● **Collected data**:
* * *

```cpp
hipError_t launch_aba_chain_diff_f64(const ChainDev<double> &P, const double *q, const double *qd, const double *tau, double *ydd, size_t B,
                                     double *scratch, int grid, size_t lds_bytes, hipStream_t stream);
template <class T>
hipError_t launch_aba_chain_gen(const ChainDev<T> &P, const T *q, const T *qd, const T *tau, T *ydd, size_t B, T *scratch, int grid,
                                size_t lds_bytes, hipStream_t stream);
template <class T>
hipError_t launch_aba_chain(const ChainDev<T> &P, const T *q, const T *qd, const T *tau, T *ydd, size_t B, T *scratch, int grid,
                            size_t lds_bytes, hipStream_t stream)
{
    if (P.n_gens > 0) return launch_aba_chain_gen<T>(P, q, qd, tau, ydd, B, scratch, grid, lds_bytes, stream);
    if (P.n_diffs > 0) {
        if constexpr (sizeof(T) == 8) {
            return launch_aba_chain_diff_f64(P, q, qd, tau, ydd, B, scratch, grid, lds_bytes, stream);
        } else {
            hipLaunchKernelGGL((aba_chain_kernel<T, 2, 1>), dim3(grid), dim3(kWave), lds_bytes, stream, P, q, qd, tau, ydd, B, scratch);
            return hipGetLastError();
        }
    }
    if constexpr (sizeof(T) == 4) {
        if (chain_inputs_in_registers(sizeof(T), P.n_gens, P.n_diffs, P.sv_global, P.nq, P.nv)) {
            if (P.direct_in == (kDirectQ | kDirectQd | kDirectX))
                hipLaunchKernelGGL((aba_chain_kernel<T, 2, kModeInReg, kDirectQ | kDirectQd | kDirectX>), dim3(grid), dim3(kWave), lds_bytes, stream, P, q, qd,
                                   tau, ydd, B, scratch);
            else if (P.direct_in == (kDirectQd | kDirectX))
                hipLaunchKernelGGL((aba_chain_kernel<T, 2, kModeInReg, kDirectQd | kDirectX>), dim3(grid), dim3(kWave), lds_bytes, stream, P, q, qd, tau,
                                   ydd, B, scratch);
            else
                hipLaunchKernelGGL((aba_chain_kernel<T, 2, kModeInReg>), dim3(grid), dim3(kWave), lds_bytes, stream, P, q, qd, tau, ydd, B, scratch);
            return hipGetLastError();
        }
    }
    hipLaunchKernelGGL((aba_chain_kernel<T, 2, 0>), dim3(grid), dim3(kWave), lds_bytes, stream, P, q, qd, tau, ydd, B, scratch);
    return hipGetLastError();
}
#if GRBDA_CHAIN_UNIT == 0
template hipError_t launch_aba_chain<float>(const ChainDev<float> &, const float *, const float *, const float *, float *, size_t,
                                            float *, int, size_t, hipStream_t);
template hipError_t launch_aba_chain<double>(const ChainDev<double> &, const double *, const double *, const double *, double *,
                                             size_t, double *, int, size_t, hipStream_t);
#elif GRBDA_CHAIN_UNIT == 1
hipError_t launch_aba_chain_diff_f64(const ChainDev<double> &P, const double *q, const double *qd, const double *tau, double *ydd, size_t B,
                                     double *scratch, int grid, size_t lds_bytes, hipStream_t stream)
{
    hipLaunchKernelGGL((aba_chain_kernel<double, 2, 1>), dim3(grid), dim3(kWave), lds_bytes, stream, P, q, qd, tau, ydd, B, scratch);
    return hipGetLastError();
}
#elif GRBDA_CHAIN_UNIT == 2
template <class T>
hipError_t launch_aba_chain_gen(const ChainDev<T> &P, const T *q, const T *qd, const T *tau, T *ydd, size_t B, T *scratch, int grid,
                                size_t lds_bytes, hipStream_t stream)
{
// ... 874 lines not shown
                                                    const float *, float *, size_t, float *, int, size_t, hipStream_t);
template hipError_t launch_rnea_chain_wrench<double>(const RneaChainDev<double> &, const WrenchList<double> &, int, const double *, const double *,
                                                     const double *, double *, size_t, double *, int, size_t, hipStream_t);
#endif


static hipError_t set_max_dynamic_lds(const void *const *kernels, int n)
{
    for (int i = 0; i < n; i++) {
        const hipError_t e = hipFuncSetAttribute(kernels[i], hipFuncAttributeMaxDynamicSharedMemorySize, 160 * 1024);
        if (e != hipSuccess) return e;
    }
    return hipSuccess;
}
hipError_t set_max_dynamic_lds_chain_unit1();
hipError_t set_max_dynamic_lds_chain_unit2();
hipError_t set_max_dynamic_lds_chain_unit3();
#if GRBDA_CHAIN_UNIT == 0
hipError_t set_max_dynamic_lds_chain()
{
    const void *const kernels[] = {
        reinterpret_cast<const void *>(&aba_chain_kernel<float, 2, 0>), reinterpret_cast<const void *>(&aba_chain_kernel<float, 2, 1>),
        reinterpret_cast<const void *>(&aba_chain_kernel<float, 2, kModeInReg>),
        reinterpret_cast<const void *>(&aba_chain_kernel<float, 2, kModeInReg, kDirectQd | kDirectX>),
        reinterpret_cast<const void *>(&aba_chain_kernel<float, 2, kModeInReg, kDirectQ | kDirectQd | kDirectX>),
        reinterpret_cast<const void *>(&aba_chain_kernel<double, 2, 0>),
        reinterpret_cast<const void *>(&rnea_chain_kernel<float, 0, false>), reinterpret_cast<const void *>(&rnea_chain_kernel<float, 1, false>),
        reinterpret_cast<const void *>(&rnea_chain_kernel<double, 0, false>), reinterpret_cast<const void *>(&rnea_chain_kernel<double, 1, false>),
        reinterpret_cast<const void *>(&rnea_chain_kernel<float, 0, true>), reinterpret_cast<const void *>(&rnea_chain_kernel<float, 1, true>),
        reinterpret_cast<const void *>(&rnea_chain_kernel<double, 0, true>), reinterpret_cast<const void *>(&rnea_chain_kernel<double, 1, true>),
        reinterpret_cast<const void *>(&osim_chain_kernel<float>), reinterpret_cast<const void *>(&osim_chain_kernel<double>)};
    const hipError_t e = set_max_dynamic_lds(kernels, static_cast<int>(sizeof(kernels) / sizeof(kernels[0])));
    if (e != hipSuccess) return e;
    const hipError_t e1 = set_max_dynamic_lds_chain_unit1();
    if (e1 != hipSuccess) return e1;
    const hipError_t e2 = set_max_dynamic_lds_chain_unit2();
    return e2 != hipSuccess ? e2 : set_max_dynamic_lds_chain_unit3();
}
#elif GRBDA_CHAIN_UNIT == 1
hipError_t set_max_dynamic_lds_chain_unit1()
{
    const void *const kernels[] = {reinterpret_cast<const void *>(&aba_chain_kernel<double, 2, 1>),
                                   reinterpret_cast<const void *>(&aba_chain_lm_kernel<double, 2>)};
    return set_max_dynamic_lds(kernels, 2);
}
#elif GRBDA_CHAIN_UNIT == 3
hipError_t set_max_dynamic_lds_chain_unit3()
{
// ... 31 lines not shown
```

generalized_rbda_amd/csrc/devmath.h:

```cpp
#pragma once

template <class U>
using cptr = const U __attribute__((address_space(4))) *;

template <class U>
__device__ __forceinline__ U load_rec(cptr<U> p)
{
    static_assert(sizeof(U) % 4 == 0, "plan records are arrays of int32");
    U out;
    cptr<int32_t> src = (cptr<int32_t>)p;
    int32_t *dst = reinterpret_cast<int32_t *>(&out);
#pragma unroll
    for (int i = 0; i < (int)(sizeof(U) / 4); i++) dst[i] = src[i];
    return out;
}

extern __shared__ __attribute__((aligned(16))) unsigned char grbda_smem[];

__host__ __device__ constexpr int sidx(int i, int j)
{
    return i <= j ? (i * 6 - i * (i - 1) / 2 + (j - i)) : (j * 6 - j * (j - 1) / 2 + (i - j));
}

template <class T>
// ... 356 lines not shown
        stage_transpose(nq, 0u, slab, lane);
        stage_transpose(nv, bq, slab + (size_t)nq * kWave, lane);
        stage_transpose(nv, bq + bv, slab + (size_t)(nq + nv) * kWave, lane);
        wave_lds_fence();
    } else {
        stage_issue(q, tile, rows_valid, nq, 0u, lane);
        asm volatile("s_waitcnt vmcnt(0)" ::: "memory");
        wave_lds_fence();
        stage_transpose(nq, 0u, slab, lane);
        wave_lds_fence();
        stage_issue(qd, tile, rows_valid, nv, 0u, lane);
        asm volatile("s_waitcnt vmcnt(0)" ::: "memory");
        wave_lds_fence();
        stage_transpose(nv, 0u, slab + (size_t)nq * kWave, lane);
        wave_lds_fence();
        stage_issue(x, tile, rows_valid, nv, 0u, lane);
        asm volatile("s_waitcnt vmcnt(0)" ::: "memory");
        wave_lds_fence();
        stage_transpose(nv, 0u, slab + (size_t)(nq + nv) * kWave, lane);
        wave_lds_fence();
    }
}
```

* * *

● **What to produce**: Only the lines containing the word "hipSuccess" should be returned from the data above.

● **Task result**:
        if (e != hipSuccess) return e;
    return hipSuccess;
    if (e != hipSuccess) return e;
    if (e1 != hipSuccess) return e1;
    return e2 != hipSuccess ? e2 : set_max_dynamic_lds_chain_unit3();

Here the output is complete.